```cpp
template <typename T, class TL>
GemmPlan tn_plan(int M, int N, int K) {
    const int tiles = cdiv(M, TL::BM) * cdiv(N, TL::BN);
    const Plan pl = plan_tn(tiles, K, gemm_bk<T>());
    return {tiles, pl, (size_t)pl.S * M * N * sizeof(float)};
}
template <typename T, class TL, class LL, class HL, class EP>
int launch_tn(hipStream_t s, const LL& ll, const HL& hl, const EP& ep, int M, int N, int K, Ws ws) {
    constexpr int BM = TL::BM, BN = TL::BN, WM = TL::WM, WN = TL::WN;
    const GemmPlan gp = tn_plan<T, TL>(M, N, K);
    const Plan pl = gp.pl;
    HLMC_CHECK_ARG(ws.p && ws.bytes >= gp.slab_bytes, "wgrad workspace too small");
    dim3 grid(gp.tiles, 1, pl.S);
    const int rm = xcd_remap_for_site();
    HLMC_PROBE_BEGIN(s);
    const bool vec = ll.vec_ok() && hl.vec_ok();
    constexpr int NTH = 64 * (BM / WM) * (BN / WN);
    auto go = [&](auto out) {
        using OUT = decltype(out);
        if (pl.ksl >= kTnKch8Min) {
            if (vec) gemm_tn_kernel<T, BM, BN, WM, WN, 8, LL, HL, true, OUT><<<grid, NTH, 0, s>>>(ll, hl, out, M, N, K, pl.ksl, rm);
            else gemm_tn_kernel<T, BM, BN, WM, WN, 8, LL, HL, false, OUT><<<grid, NTH, 0, s>>>(ll, hl, out, M, N, K, pl.ksl, rm);
        } else {
            if (vec) gemm_tn_kernel<T, BM, BN, WM, WN, 4, LL, HL, true, OUT><<<grid, NTH, 0, s>>>(ll, hl, out, M, N, K, pl.ksl, rm);
            else gemm_tn_kernel<T, BM, BN, WM, WN, 4, LL, HL, false, OUT><<<grid, NTH, 0, s>>>(ll, hl, out, M, N, K, pl.ksl, rm);
        }
    };
    if constexpr (tn_direct<EP>::value) {
        if (pl.S == 1) {
            go(TnDirect<EP>{ep});
            HLMC_PROBE_END(s);
            HLMC_LAUNCHED();
            return HLMC_OK;
        }
    }
    go(TnSlab{ws.p});
    HLMC_PROBE_END(s);
    HLMC_LAUNCHED();
// ... 284 lines not shown
size_t linear_wgrad_ws(int Mb, int N, int K) {
    return std::max(dispatch_tn_ws<T>(N, K, Mb), dispatch_tn_ws<T>(N, K + 1, Mb));
}

#define INST(T)                                                                                                     \
    template int conv_s2<T>(hipStream_t, const T*, int, int, int, int, const T*, const float*, int, T*, Ws,         \
                            ColStats*, const BnInput*, const FlatOut*);                                             \
    template bool conv_s2_takes_input_bn<T>(int, int, int, int, int);                                              \
    template bool subpixel_takes_input_bn<T>(int, int, int, int, int);                                             \
    template size_t conv_s2_ws<T>(int, int, int, int, int);                                                        \
    template int subpixel<T>(hipStream_t, const T*, int, int, int, int, const T*, const float*, int, T*, Ws,        \
                             ColStats*, const BnInput*);                                                                             \
    template size_t subpixel_ws<T>(int, int, int, int, int);                                                       \
    template int wgrad_s2<T>(hipStream_t, const T*, int, int, int, int, const T*, int, float*, Ws, XAcc, float*);  \
    template size_t wgrad_s2_ws<T>(int, int, int, int, int);                                                       \
    template int linear<T, T>(hipStream_t, const T*, int, int, int, const T*, int, const float*, int, T*, int, int, \
                              int, Ws, const T*, const NhwcOut*);                                                  \
    template size_t linear_ws<T>(int, int, int);                                                                   \
    template int linear_partials<T>(hipStream_t, const T*, int, int, int, const T*, int, int, Ws, int*);           \
    template size_t linear_partials_ws<T>(int, int, int);                                                          \
    template int linear_wgrad_pair<T>(hipStream_t, const T*, int, const T*, int, int, int, int, float*, float*,    \
                                      float*, float*, Ws);                                                         \
    template int linear_wgrad<T>(hipStream_t, const T*, int, const T*, int, int, int, int, float*, float*, Ws);    \
    template size_t linear_wgrad_ws<T>(int, int, int);

INST(float)
INST(bf16)
#undef INST
template int linear<bf16, float>(hipStream_t, const bf16*, int, int, int, const bf16*, int, const float*, int, float*,
                                 int, int, int, Ws, const float*, const NhwcOut*);

}
}
#ifdef HLMC_TN_TS
extern "C" int hlmc_debug_tn_ts(void* host, int nblocks) {
    return (int)hipMemcpyFromSymbol(host, HIP_SYMBOL(hlmc::g_tn_ts), (size_t)nblocks * 32, 0, hipMemcpyDeviceToHost);
}
#endif
```

Baseline: 144,100 clips/s.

## [WORK TO COMPLETE]
Within the data, how many lines hold the word "typename"? State the number alone.

## [RESULT OF THIS EXERCISE]
2